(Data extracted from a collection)
=== Begin Enclosure ===
__device__ __forceinline__ void gae_store_partials(double s1, double s2, int lane, int wave, int64_t tile,
                                                   double* red, double* ret_partials) {
#pragma unroll
    for (int off = 32; off > 0; off >>= 1) {
        s1 += __shfl_down(s1, off, 64);
        s2 += __shfl_down(s2, off, 64);
    }
    if (lane == 0) {
        red[2 * wave] = s1;
        red[2 * wave + 1] = s2;
    }
    __syncthreads();
    if (threadIdx.x == 0) {
        double t1 = 0.0, t2 = 0.0;
        for (int w = 0; w < GAE_WAVES; ++w) {
            t1 += red[2 * w];
            t2 += red[2 * w + 1];
        }
        ret_partials[2 * tile] = t1;
        ret_partials[2 * tile + 1] = t2;
    }
}

constexpr int GAE_SHARDS = 8;

struct GaeSyncHeader {
    struct alignas(128) { unsigned long long v; } ticket[GAE_SHARDS];
    unsigned int error;
    unsigned int pad[3];
};

struct GaeLaunch {
    unsigned long long base[GAE_SHARDS];
    int direct;
};

struct GaeTileMsg {
    unsigned long long a_bits, b_bits;
    unsigned int flag;
    unsigned int pad;
};

constexpr unsigned GAE_SPIN_LIMIT = 1u << 22;


template <typename RewT, bool VEC>
__global__ __launch_bounds__(GAE_THREADS) void gae_single_pass(GaeArgs<RewT> g, GaeSyncHeader* hdr,
                                                               GaeTileMsg* msg, int64_t n_tiles,
                                                               GaeLaunch launch,
                                                               unsigned int epoch, float* adv_out,
                                                               float* ret_out, double* adv64,
                                                               double* ret64, double* ret_partials) {
    __shared__ uint32_t cutmask[GAE_TILE / 32];
    __shared__ Aff lds[GAE_WAVES];
    __shared__ double red[2 * GAE_WAVES];
    __shared__ int64_t tile_s;
    __shared__ int closed_s;
    const int lane = threadIdx.x & 63, wave = threadIdx.x >> 6;
    int64_t tile;
    if (launch.direct) {
        tile = n_tiles - 1 - (int64_t)blockIdx.x;
    } else {
        if (threadIdx.x == 0) {
            const int shard = blockIdx.x & (GAE_SHARDS - 1);
            const unsigned long long t = __hip_atomic_fetch_add(&hdr->ticket[shard].v, 1ULL, __ATOMIC_RELAXED,
                                                                __HIP_MEMORY_SCOPE_AGENT);
            const int64_t seq = (int64_t)(t - launch.base[shard]) * GAE_SHARDS + shard;
            tile_s = n_tiles - 1 - seq;
        }
        __syncthreads();
        tile = tile_s;
    }
    const int64_t tile_start = tile * GAE_TILE;
    double vs[GAE_ITEMS], d[GAE_ITEMS], c[GAE_ITEMS];
    const int64_t base = tile_start + (int64_t)threadIdx.x * GAE_ITEMS;
    {
        GaeRaw raw;
        if (g.cutbits) {
            const GaeCutPre cuts = gae_cut_prefetch(g, tile_start);
            gae_load_raw<RewT, VEC>(g, base, raw);
            gae_cutmask_from_prefetch(g, tile_start, cuts, cutmask);
        } else {
            gae_load_raw<RewT, VEC>(g, base, raw);
            gae_build_cutmask(g, tile_start, cutmask);
        }
        gae_convert(g, base, raw, cutmask, vs, d, c);
    }
    const Aff mine = items_to_aff(d, c);

    const Aff incl = wave_suffix_scan_aff(mine, lane);
    Aff excl = shfl_down_aff(incl, 1);
    if (lane == 63) excl = aff_identity();
    if (lane == 0) lds[wave] = incl;
    if (threadIdx.x == GAE_THREADS - 1) closed_s = c[GAE_ITEMS - 1] == 0.0 ? 1 : 0;
    __syncthreads();
    const bool closed = closed_s != 0;
    Aff wmap[GAE_WAVES];
#pragma unroll
    for (int w = 0; w < GAE_WAVES; ++w) wmap[w] = lds[w];
    if (threadIdx.x == 0) {
        Aff t = wmap[0];
#pragma unroll
        for (int w = 1; w < GAE_WAVES; ++w) t = compose(t, wmap[w]);
        __hip_atomic_store(&msg[tile].a_bits, (unsigned long long)__double_as_longlong(t.a), __ATOMIC_RELAXED,
                           __HIP_MEMORY_SCOPE_AGENT);
        __hip_atomic_store(&msg[tile].b_bits, (unsigned long long)__double_as_longlong(t.b), __ATOMIC_RELAXED,
                           __HIP_MEMORY_SCOPE_AGENT);
        asm volatile("s_waitcnt vmcnt(0)" ::: "memory");
        __hip_atomic_store(&msg[tile].flag, epoch, __ATOMIC_RELAXED, __HIP_MEMORY_SCOPE_AGENT);
    }

    Aff acc = aff_identity();
    int64_t t0 = tile + 1;
    for (int round = 0; !closed && t0 < n_tiles; ++round) {
        const int width = round == 0 ? 1 : (round == 1 ? 15 : (round == 2 ? 240 : GAE_THREADS));
        Aff f = aff_identity();
        const int64_t t = t0 + threadIdx.x;
        if ((int)threadIdx.x < width && t < n_tiles) {
            unsigned spins = 0;
            while (__hip_atomic_load(&msg[t].flag, __ATOMIC_RELAXED, __HIP_MEMORY_SCOPE_AGENT) != epoch) {
                __builtin_amdgcn_s_sleep(1);
                if (++spins > GAE_SPIN_LIMIT) { hdr->error = 1u; break; }
            }
            const unsigned long long ab = __hip_atomic_load(&msg[t].a_bits, __ATOMIC_RELAXED, __HIP_MEMORY_SCOPE_AGENT);
            const unsigned long long bb = __hip_atomic_load(&msg[t].b_bits, __ATOMIC_RELAXED, __HIP_MEMORY_SCOPE_AGENT);
            f = Aff{__longlong_as_double((long long)ab), __longlong_as_double((long long)bb)};
        }
        acc = compose(acc, block_reduce_aff(f, lds));
        if (acc.a == 0.0) break;
        t0 += width;
    }
    double wave_carry = acc.b;
#pragma unroll
    for (int w = GAE_WAVES - 1; w >= 0; --w)
        if (w > wave) wave_carry = wmap[w].b + wmap[w].a * wave_carry;
    double x = excl.b + excl.a * wave_carry;

    double adv[GAE_ITEMS], ret[GAE_ITEMS];
    double s1 = 0.0, s2 = 0.0;
#pragma unroll
    for (int k = GAE_ITEMS - 1; k >= 0; --k) {
        x = d[k] + c[k] * x;
        adv[k] = x;
        ret[k] = x + vs[k];
        if (base + k < g.n) {
            s1 += ret[k];
            s2 += ret[k] * ret[k];
        }
    }
    gae_store_outputs<VEC>(g, base, adv, ret, adv_out, ret_out, adv64, ret64);
    if (ret_partials) gae_store_partials(s1, s2, lane, wave, tile, red, ret_partials);
}
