+    res = {"device": torch.cuda.get_device_name(dev), "power_limit,max_sm_clock": _power_limit(), "steps": S,
+           "kernel_us_per_step": total, "launches_per_step": len(kernels) / S,
+           "kernels": [{"name": k, "us_per_step": t, "launches_per_step": c} for t, c, k in table],
+           "stem_us_per_step": stem}
+    print("device: %s  (power.limit, clocks.max.sm: %s)" % (res["device"], res["power_limit,max_sm_clock"]))
+    print("%d profiled steps: %.1f us of kernel time and %.1f launches per step" % (S, total, len(kernels) / S))
+    for t, c, k in table[:args.top]:
+        print("  %9.1f us  %5.1f x  %s" % (t, c, k[:110]))
+    print("stem, per step:")
+    for k, v in stem.items():
+        print("  %9.1f us  %s" % (v, k))
+    print(json.dumps(res))
+    return res
+
+
+if __name__ == "__main__":
+    main()
diff --git a/federated_pytorch_test_b200/_ext.py b/federated_pytorch_test_b200/_ext.py
--- a/federated_pytorch_test_b200/_ext.py
+++ b/federated_pytorch_test_b200/_ext.py
@@ -19,7 +19,7 @@
     "fedb200_runtime": {"sources": ["batch_loader.cpp"], "cuda": False},
     "fedb200_cuda": {
         "sources": ["bindings.cpp", "flat_kernels.cu", "elementwise_kernels.cu", "norm_kernels.cu", "loss_kernels.cu",
-                    "comm_kernels.cu", "gemm_wgmma.cu", "aux_kernels.cu"],
+                    "comm_kernels.cu", "gemm_wgmma.cu", "aux_kernels.cu", "stem_kernels.cu"],
         "cuda": True,
     },
 }
diff --git a/federated_pytorch_test_b200/csrc/bindings.cpp b/federated_pytorch_test_b200/csrc/bindings.cpp
--- a/federated_pytorch_test_b200/csrc/bindings.cpp
+++ b/federated_pytorch_test_b200/csrc/bindings.cpp
@@ -229,6 +229,42 @@
   TORCH_CHECK(stats->numel() >= 2 * C + (self_clean ? 1 : 0), "stats buffer too small");
   fb::bn_elu_fwd(fptr(y), stats->data_ptr<float>(), fptr(gamma), fptr(beta), opt_ptr(residual), fptr_mut(out), rm, rv, fptr_mut(sm),
                  fptr_mut(si), M, C, (float)eps, (float)momentum, act ? 1 : 0, self_clean ? 1 : 0, cur_stream());
+  return {out, sm, si};
+}
+bool stem_conv_supported(int64_t H, int64_t W, int64_t C_in, int64_t C_out) {
+  return fb::stem_conv_supported((int)H, (int)W, (int)C_in, (int)C_out);
+}
+std::vector<Tensor> stem_conv_bn(Tensor x, Tensor w, Tensor stats, int64_t mode, c10::optional<Tensor> gamma,
+                                 c10::optional<Tensor> beta, c10::optional<Tensor> running_mean, c10::optional<Tensor> running_var,
+                                 double eps, double momentum, bool act, bool self_clean) {
+  CHECK_F32_CUDA(x); CHECK_CONTIG(x); CHECK_F32_CUDA(w); CHECK_CONTIG(w); CHECK_F32_CUDA(stats);
+  TORCH_CHECK(x.dim() == 4 && w.dim() == 4 && x.size(3) == 3 && w.size(0) == 64 && w.size(1) == 3 && w.size(2) == 3 &&
+                  w.size(3) == 3 && fb::stem_conv_supported((int)x.size(1), (int)x.size(2), 3, 64),
+              "stem_conv_bn: x [N,H,32,3] with H % 4 == 0, w [64,3,3,3]");
+  TORCH_CHECK(stats.numel() >= 2 * 64 + 1 && stats.is_contiguous(), "stem_conv_bn: stats buffer too small");
+  TORCH_CHECK(x.size(0) * x.size(1) * x.size(2) * 64 < (int64_t(1) << 31), "stem_conv_bn: batch too large");
+  c10::cuda::CUDAGuard guard(x.device());
+  const int NB = (int)x.size(0), H = (int)x.size(1);
+  if (mode == fb::STEM_STATS_ONLY) {
+    fb::stem_conv_bn(fb::STEM_STATS_ONLY, fptr(x), fptr(w), nullptr, fptr_mut(stats), nullptr, nullptr, nullptr, nullptr, nullptr,
+                     nullptr, NB, H, 0.f, 0.f, 0, 0, cur_stream());
+    return {};
+  }
+  auto out = torch::empty({NB, H, x.size(2), 64}, x.options());
+  if (mode == fb::STEM_STORE_Y) {
+    fb::stem_conv_bn(fb::STEM_STORE_Y, fptr(x), fptr(w), fptr_mut(out), fptr_mut(stats), nullptr, nullptr, nullptr, nullptr,
+                     nullptr, nullptr, NB, H, 0.f, 0.f, 0, 0, cur_stream());
+    return {out};
+  }
+  TORCH_CHECK(mode == fb::STEM_APPLY, "stem_conv_bn: mode must be 0 (STORE_Y), 1 (STATS_ONLY) or 2 (APPLY)");
+  TORCH_CHECK(gamma.has_value() && gamma->defined() && beta.has_value() && beta->defined(), "stem_conv_bn: APPLY needs gamma and beta");
+  CHECK_F32_CUDA((*gamma)); CHECK_F32_CUDA((*beta));
+  float* rm = (running_mean.has_value() && running_mean->defined()) ? running_mean->data_ptr<float>() : nullptr;
+  float* rv = (running_var.has_value() && running_var->defined()) ? running_var->data_ptr<float>() : nullptr;
+  TORCH_CHECK((rm == nullptr) == (rv == nullptr), "stem_conv_bn: running_mean and running_var go together");
+  auto sm = torch::empty({64}, x.options()), si = torch::empty({64}, x.options());
+  fb::stem_conv_bn(fb::STEM_APPLY, fptr(x), fptr(w), fptr_mut(out), fptr_mut(stats), fptr(*gamma), fptr(*beta), rm, rv,
+                   fptr_mut(sm), fptr_mut(si), NB, H, (float)eps, (float)momentum, act ? 1 : 0, self_clean ? 1 : 0, cur_stream());
   return {out, sm, si};
 }
 std::vector<Tensor> bn_elu_bwd(Tensor dout, c10::optional<Tensor> out, Tensor y, Tensor mean, Tensor invstd, Tensor gamma,
@@ -1126,6 +1162,10 @@
         py::arg("running_mean"), py::arg("running_var"), py::arg("eps"), py::arg("momentum"), py::arg("act"),
         py::arg("self_clean"), py::arg("use_running") = false);
   m.def("bn_elu_bwd", &bn_elu_bwd);
+  m.def("stem_conv_supported", &stem_conv_supported);
+  m.def("stem_conv_bn", &stem_conv_bn, py::arg("x"), py::arg("w"), py::arg("stats"), py::arg("mode"), py::arg("gamma") = py::none(),
+        py::arg("beta") = py::none(), py::arg("running_mean") = py::none(), py::arg("running_var") = py::none(),
+        py::arg("eps") = 1e-5, py::arg("momentum") = 0.1, py::arg("act") = true, py::arg("self_clean") = false);
   m.def("gn_elu_fwd", &gn_elu_fwd, py::arg("y"), py::arg("gamma"), py::arg("beta"), py::arg("residual"), py::arg("groups"),
         py::arg("eps"), py::arg("act"));
   m.def("gn_elu_bwd", &gn_elu_bwd, py::arg("dout"), py::arg("out"), py::arg("y"), py::arg("mean"), py::arg("rstd"),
=== End Enclosure ===
Some lines above contain the word "constexpr". Copy each of them.

- The answer
constexpr int GAE_SHARDS = 8;
constexpr unsigned GAE_SPIN_LIMIT = 1u << 22;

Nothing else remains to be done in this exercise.